WORK REQUIRED -> As you work through the listing, transcribe every line exactly as it reads.

DATA UNDER STUDY ->
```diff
@@ -575,6 +593,25 @@
           unsigned long long rem = hm, claim = 0ull;
           int pos = 0;
           float2 p0 = make_float2(0.f, 0.f);
+          bool kept = false;
+          if constexpr (KEPT) {
+            kept = __ballot(__popc((uint32_t)hm) > NK) == 0ull;
+            if (kept && hm) {
+              uint32_t kg[NK];
+              float qx[NK], qy[NK];
+              p0 = pts[bk0];
+#pragma unroll
+              for (int a = 0; a < NK; a++) {
+                kg[a] = gbyte(i, kk[a]);
+                const float2 q = pts[kk[a]];
+                qx[a] = q.x;
+                qy[a] = q.y;
+              }
+              *(uint32_t*)hl = pair_order_word<NK>(kd, kg);
+              claim = (unsigned long long)(pair_claim_mask<NK>(p0.x, p0.y, qx, qy, kk) & (uint32_t)hm);
+            }
+          }
+          if (!KEPT || !kept) {
           if constexpr (ROWS) {
             if (hm) {
               hl[0] = (uint8_t)gbyte(i, (uint32_t)bk0);
@@ -619,6 +656,7 @@
               rem &= ~(1ull << bk);
               pos++;
             }
+          }
           }
           if (stage == 0) {
             if (claim) atomicOr(&claimw[i], claim);
diff --git a/low-cost-mocap_amd/csrc/pair_order.hpp b/low-cost-mocap_amd/csrc/pair_order.hpp
--- /dev/null
+++ b/low-cost-mocap_amd/csrc/pair_order.hpp
@@ -0,0 +1,64 @@
+#pragma once
+#include <cstdint>
+
+#if defined(__HIPCC__) || defined(__CUDACC__)
+#define PAIR_ORDER_HD __host__ __device__ __forceinline__
+#else
+#define PAIR_ORDER_HD inline
+#endif
+
+template <int NK>
+PAIR_ORDER_HD void pair_keep_init(double (&d)[NK], uint32_t (&k)[NK]) {
+#pragma unroll
+  for (int a = 0; a < NK; a++) {
+    d[a] = __builtin_huge_val();
+    k[a] = 0u;
+  }
+}
+
+template <int NK>
+PAIR_ORDER_HD void pair_keep(double (&d)[NK], uint32_t (&k)[NK], bool hit, double dn, uint32_t kn) {
+#pragma unroll
+  for (int a = NK - 1; a > 0; a--) {
+    d[a] = hit ? d[a - 1] : d[a];
+    k[a] = hit ? k[a - 1] : k[a];
+  }
+  d[0] = hit ? dn : d[0];
+  k[0] = hit ? kn : k[0];
+}
+
+PAIR_ORDER_HD bool pair_precedes(double da, double db) {
+#ifdef MOCAP_PAIR_ORDER_TIES_BY_LATER
+  return da <= db;
+#else
+  return da < db;
+#endif
+}
+
+template <int NK>
+PAIR_ORDER_HD uint32_t pair_order_word(const double (&d)[NK], const uint32_t (&g)[NK]) {
+  static_assert(NK >= 1 && NK <= 4, "the ordered list is one 32-bit word");
+  uint32_t sh[NK];
+#pragma unroll
+  for (int a = 0; a < NK; a++) sh[a] = 8u * (uint32_t)(NK - 1 - a);
+#pragma unroll
+  for (int a = 0; a < NK; a++)
+#pragma unroll
+    for (int b = a + 1; b < NK; b++) {
+      const uint32_t c = pair_precedes(d[a], d[b]) ? 8u : 0u;
+      sh[b] += c;
+      sh[a] -= c;
+    }
+  uint32_t w = 0u;
+#pragma unroll
+  for (int a = 0; a < NK; a++) w |= g[a] << sh[a];
+  return w;
+}
+
+template <int NK>
+PAIR_ORDER_HD uint32_t pair_claim_mask(float p0x, float p0y, const float (&qx)[NK], const float (&qy)[NK], const uint32_t (&k)[NK]) {
+  uint32_t m = 0u;
+#pragma unroll
+  for (int a = 0; a < NK; a++) m |= (qx[a] == p0x && qy[a] == p0y) ? 1u << k[a] : 0u;
+  return m;
+}
```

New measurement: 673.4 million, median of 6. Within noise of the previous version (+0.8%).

EXERCISE OUTPUT ->
```diff
@@ -575,6 +593,25 @@
           unsigned long long rem = hm, claim = 0ull;
           int pos = 0;
           float2 p0 = make_float2(0.f, 0.f);
+          bool kept = false;
+          if constexpr (KEPT) {
+            kept = __ballot(__popc((uint32_t)hm) > NK) == 0ull;
+            if (kept && hm) {
+              uint32_t kg[NK];
+              float qx[NK], qy[NK];
+              p0 = pts[bk0];
+#pragma unroll
+              for (int a = 0; a < NK; a++) {
+                kg[a] = gbyte(i, kk[a]);
+                const float2 q = pts[kk[a]];
+                qx[a] = q.x;
+                qy[a] = q.y;
+              }
+              *(uint32_t*)hl = pair_order_word<NK>(kd, kg);
+              claim = (unsigned long long)(pair_claim_mask<NK>(p0.x, p0.y, qx, qy, kk) & (uint32_t)hm);
+            }
+          }
+          if (!KEPT || !kept) {
           if constexpr (ROWS) {
             if (hm) {
               hl[0] = (uint8_t)gbyte(i, (uint32_t)bk0);
@@ -619,6 +656,7 @@
               rem &= ~(1ull << bk);
               pos++;
             }
+          }
           }
           if (stage == 0) {
             if (claim) atomicOr(&claimw[i], claim);
diff --git a/low-cost-mocap_amd/csrc/pair_order.hpp b/low-cost-mocap_amd/csrc/pair_order.hpp
--- /dev/null
+++ b/low-cost-mocap_amd/csrc/pair_order.hpp
@@ -0,0 +1,64 @@
+#pragma once
+#include <cstdint>
+
+#if defined(__HIPCC__) || defined(__CUDACC__)
+#define PAIR_ORDER_HD __host__ __device__ __forceinline__
+#else
+#define PAIR_ORDER_HD inline
+#endif
+
+template <int NK>
+PAIR_ORDER_HD void pair_keep_init(double (&d)[NK], uint32_t (&k)[NK]) {
+#pragma unroll
+  for (int a = 0; a < NK; a++) {
+    d[a] = __builtin_huge_val();
+    k[a] = 0u;
+  }
+}
+
+template <int NK>
+PAIR_ORDER_HD void pair_keep(double (&d)[NK], uint32_t (&k)[NK], bool hit, double dn, uint32_t kn) {
+#pragma unroll
+  for (int a = NK - 1; a > 0; a--) {
+    d[a] = hit ? d[a - 1] : d[a];
+    k[a] = hit ? k[a - 1] : k[a];
+  }
+  d[0] = hit ? dn : d[0];
+  k[0] = hit ? kn : k[0];
+}
+
+PAIR_ORDER_HD bool pair_precedes(double da, double db) {
+#ifdef MOCAP_PAIR_ORDER_TIES_BY_LATER
+  return da <= db;
+#else
+  return da < db;
+#endif
+}
+
+template <int NK>
+PAIR_ORDER_HD uint32_t pair_order_word(const double (&d)[NK], const uint32_t (&g)[NK]) {
+  static_assert(NK >= 1 && NK <= 4, "the ordered list is one 32-bit word");
+  uint32_t sh[NK];
+#pragma unroll
+  for (int a = 0; a < NK; a++) sh[a] = 8u * (uint32_t)(NK - 1 - a);
+#pragma unroll
+  for (int a = 0; a < NK; a++)
+#pragma unroll
+    for (int b = a + 1; b < NK; b++) {
+      const uint32_t c = pair_precedes(d[a], d[b]) ? 8u : 0u;
+      sh[b] += c;
+      sh[a] -= c;
+    }
+  uint32_t w = 0u;
+#pragma unroll
+  for (int a = 0; a < NK; a++) w |= g[a] << sh[a];
+  return w;
+}
+
+template <int NK>
+PAIR_ORDER_HD uint32_t pair_claim_mask(float p0x, float p0y, const float (&qx)[NK], const float (&qy)[NK], const uint32_t (&k)[NK]) {
+  uint32_t m = 0u;
+#pragma unroll
+  for (int a = 0; a < NK; a++) m |= (qx[a] == p0x && qy[a] == p0y) ? 1u << k[a] : 0u;
+  return m;
+}
```

New measurement: 673.4 million, median of 6. Within noise of the previous version (+0.8%).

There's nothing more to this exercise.